# Computer games GTA 5 xbox 360



## ClubMike (Jun 25, 2016)

So does anyone play GTA 5 xbox 360? I know computer games are for kids, however my grandson showed me how to play GTA 5 and I have to admit it is fun kicking some whippersnappers around. Then I tell them how old I am and they usually freak out. They tell me I am to old to play GTA 5, so I kill 'em again. That will teach them to smart mouth an adult. hehehehehehehe

You do have to admit computer games have come a long way. The realism in  this GTA 5 game is fantastic. It is too hard to explain go watch some  you tube videos.

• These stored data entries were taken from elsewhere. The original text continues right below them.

# godai0519/BayesianNetwork

Measured on AMD Instinct MI355X. Metric: edge-messages/sec to BP convergence, higher is better.
Workload: dtype f64; 1 GPU; 316x316 2D-grid BN, k=4, 99856 nodes, 199080 edges (BASELINE.json configs[2]), 998 evidence nodes, eps=0.001; parallelism=1 GPU

## Files before the change

### bayesiannetwork_amd/csrc/bn_resident.hip

```cpp
#include "bn_tiles.hpp"

namespace bnmi {

#define RLX_AGENT __ATOMIC_RELAXED, __HIP_MEMORY_SCOPE_AGENT

#ifdef BN_TILE_CLOCK
#define RSTAMP(k, iter, lane_, wave_)                                                              \
    do {                                                                                           \
        if ((iter) == 5 && (lane_) == 0) g_tile_clock[blockIdx.x * kResidentWaves + (wave_)][k] = wall_clock64(); \
    } while (0)
constexpr int kRunClockStamps = 8;
static __device__ unsigned long long g_run_clock[kTileClockTiles][kRunClockStamps];
#define RUNSTAMP(k, lane_, wave_)                                                                   \
    do {                                                                                           \
        if ((lane_) == 0) g_run_clock[blockIdx.x * kResidentWaves + (wave_)][k] = wall_clock64();   \
    } while (0)
#else
#define RSTAMP(k, iter, lane_, wave_) ((void)0)
#define RUNSTAMP(k, lane_, wave_) ((void)0)
#endif

typedef unsigned u32x4 __attribute__((ext_vector_type(4)));
__device__ __forceinline__ double2_t ld_rec(__amdgpu_buffer_rsrc_t r, int64_t idx2) {
    return __builtin_bit_cast(double2_t, __builtin_amdgcn_raw_buffer_load_b128(r, int(idx2) * 16, 0, 16));
}
__device__ __forceinline__ void st_rec(__amdgpu_buffer_rsrc_t r, int64_t idx2, double2_t v) {
    __builtin_amdgcn_raw_buffer_store_b128(__builtin_bit_cast(u32x4, v), r, int(idx2) * 16, 0, 16);
}
__device__ __forceinline__ double2_t ld_rec_sys(__amdgpu_buffer_rsrc_t r, int64_t idx2) {
    return __builtin_bit_cast(double2_t, __builtin_amdgcn_raw_buffer_load_b128(r, int(idx2) * 16, 0, 17));
}
__device__ __forceinline__ void st_rec_sys(__amdgpu_buffer_rsrc_t r, int64_t idx2, double2_t v) {
    __builtin_amdgcn_raw_buffer_store_b128(__builtin_bit_cast(u32x4, v), r, int(idx2) * 16, 0, 17);
}
__device__ __forceinline__ void drain_stores() { asm volatile("s_waitcnt vmcnt(0)" ::: "memory"); }

__device__ __forceinline__ void pin_here(double& x) { asm volatile("" : "+v"(x)); }

#ifndef BN_RES_PRIO
#define BN_RES_PRIO 6
#endif
template <int SCHED, int G>
__device__ __forceinline__ bool prio_segment(int wave) {
    if constexpr (SCHED == 2 || (SCHED == 3 && G < 2)) {
        if (((wave >> 2) & 1) != (G & 1)) __builtin_amdgcn_s_setprio(1);
        else __builtin_amdgcn_s_setprio(0);
        return true;
    } else if constexpr (SCHED == 4) {
        __builtin_amdgcn_s_setprio(3 - G);
        return true;
    } else if constexpr (SCHED == 5 && G != 2) {
        __builtin_amdgcn_s_setprio(G == 0 ? 2 : G == 1 ? 1 : 0);
        return true;
    } else if constexpr (SCHED == 6 && G != 2) {
        if (G == 3 && (wave & 4) == 0) __builtin_amdgcn_s_setprio(0);
        else __builtin_amdgcn_s_setprio(G == 0 ? 3 : G == 1 ? 2 : 1);
        return true;
    }
    return false;
}

struct BlockShared {
    unsigned long long slot[kResidentMaxSets][kResidentWaves];
    int verdict[kResidentMaxSets];
    unsigned long long t_arrive;
    int skew_ticks;
    int arrived[kResidentMaxSets];
    int poll_it[kResidentMaxSets];
    int ver[kResidentMaxSets];
};
enum : int { kGoOn = 0, kConverged = 1, kCapped = 2, kAbort = 3 };

__device__ __forceinline__ double residual_of(unsigned long long bits) {
    const double r = __longlong_as_double((long long)bits);
    return r < DBL_MIN ? DBL_MIN : r;
}
__device__ __forceinline__ int verdict_of(const ResidentArgs& a, double r, int n_done) {
    if (r < a.eps) return kConverged;
    if (a.max_sweeps > 0 && n_done >= a.max_sweeps) return kCapped;
    return kGoOn;
}

__device__ __forceinline__ unsigned long long granule(unsigned gen, unsigned half) { return ((unsigned long long)gen << 32) | half; }

__device__ __forceinline__ void arrive(const ResidentArgs& a, BlockShared& sh, int set, int it, int s, double wres, int lane,
                                       int wave) {
    const unsigned long long bits = wave_umax((unsigned long long)__double_as_longlong(wres));
    if (lane == 0) sh.slot[set][wave] = bits;
    RSTAMP(3, it, lane, wave);
    drain_stores();
    RSTAMP(4, it, lane, wave);
    __syncthreads();
    RSTAMP(5, it, lane, wave);
    if (threadIdx.x == 0) {
        unsigned long long m = 0;
        for (int w = 0; w < a.waves; ++w) m = sh.slot[set][w] > m ? sh.slot[set][w] : m;
        ResidentSync* sy = a.sync + set;
        if (a.n_tile_blocks == 1) {
            sy->res[it] = m;
            sh.verdict[set] = verdict_of(a, residual_of(m), s + 1);
        } else {
            const unsigned gen = a.gen_base + unsigned(it) + 1u;
            unsigned long long* g = (a.direct != 0 && (it & 1)) ? sy->blk_odd[blockIdx.x] : sy->blk[blockIdx.x];
            const unsigned long long now = wall_clock64();
            sh.t_arrive = now;
            __hip_atomic_store(g, granule(gen, unsigned(m >> 32)), RLX_AGENT);
            __hip_atomic_store(g + 1, ((now & 0xffffull) << 48) | ((unsigned long long)(gen & 0xffffu) << 32) | unsigned(m), RLX_AGENT);
        }
    }
}
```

Of course you can do all sorts of things other than killing and robbing. You can fly planes, helicopters, use several types of boats even a submarine. All kinds of fancy cars to play with. I have to admit it is fun driving as fast as you can down the highway in the wrong direction on a motorcycle, sure you will crash but it is a lot of fun.

So check with your grandkids and see if they have GTA5 and then have a blast. See you in Los Santos.


----------



## Dupe Murkland (Jul 12, 2016)

I finished it 100%... with the final mission of finding Sasquatch/Bigfoot.  And the flying-saucers are now visible at their ascribed times and locations.  I'm still trying to solve the cryptic puzzle of Mount Chilliad and the jetpack.


----------



## MarkinPhx (Jul 22, 2016)

It's a misnomer to say that computer games are just for kids. I'm 55 and have been an avid PC gamer for close to 25 years now. I mainly play MMO's (games like World of Warcraft) and have a couple of online friends I have played with for about 10 years now. One of those is a retired housewife who lives in Toronto. She is 71.  The other is a retired pharmaceutical sales rep who is 62. Many people I run into the MMO worlds are mature adults who enjoy the casual play and storylines along with the social aspect of the games. Not trying to be argumentative but just want to point out that there are many older mature adults who do enjoy video games


----------



## BaseballGal (Jul 22, 2016)

MarkinPhx said:


> It's a misnomer to say that computer games are just for kids. I'm 55 and have been an avid PC gamer for close to 25 years now. I mainly play MMO's (games like World of Warcraft) and have a couple of online friends I have played with for about 10 years now. One of those is a retired housewife who lives in Toronto. She is 71.  The other is a retired pharmaceutical sales rep who is 62. Many people I run into the MMO worlds are mature adults who enjoy the casual play and storylines along with the social aspect of the games. Not trying to be argumentative but just want to point out that there are many older mature adults who do enjoy video games



I agree that computer games are for everyone, no matter what age. Today's computer games are nothing like the simple shoot-em-ups or PacMans of the early years of computers and many now require strategic thinking and other higher level intellectual skills. And some are just plain fun and relaxing. Even the time wasters, like Candy Crush, can be fun for older people. Personally, I think wasting time on silly things is one of the joys of retirement .


----------



## MarkinPhx (Jul 22, 2016)

BaseballGal said:


> I agree that computer games are for everyone, no matter what age. Today's computer games are nothing like the simple shoot-em-ups or PacMans of the early years of computers and many now require strategic thinking and other higher level intellectual skills. And some are just plain fun and relaxing. Even the time wasters, like Candy Crush, can be fun for older people. Personally, I think wasting time on silly things is one of the joys of retirement .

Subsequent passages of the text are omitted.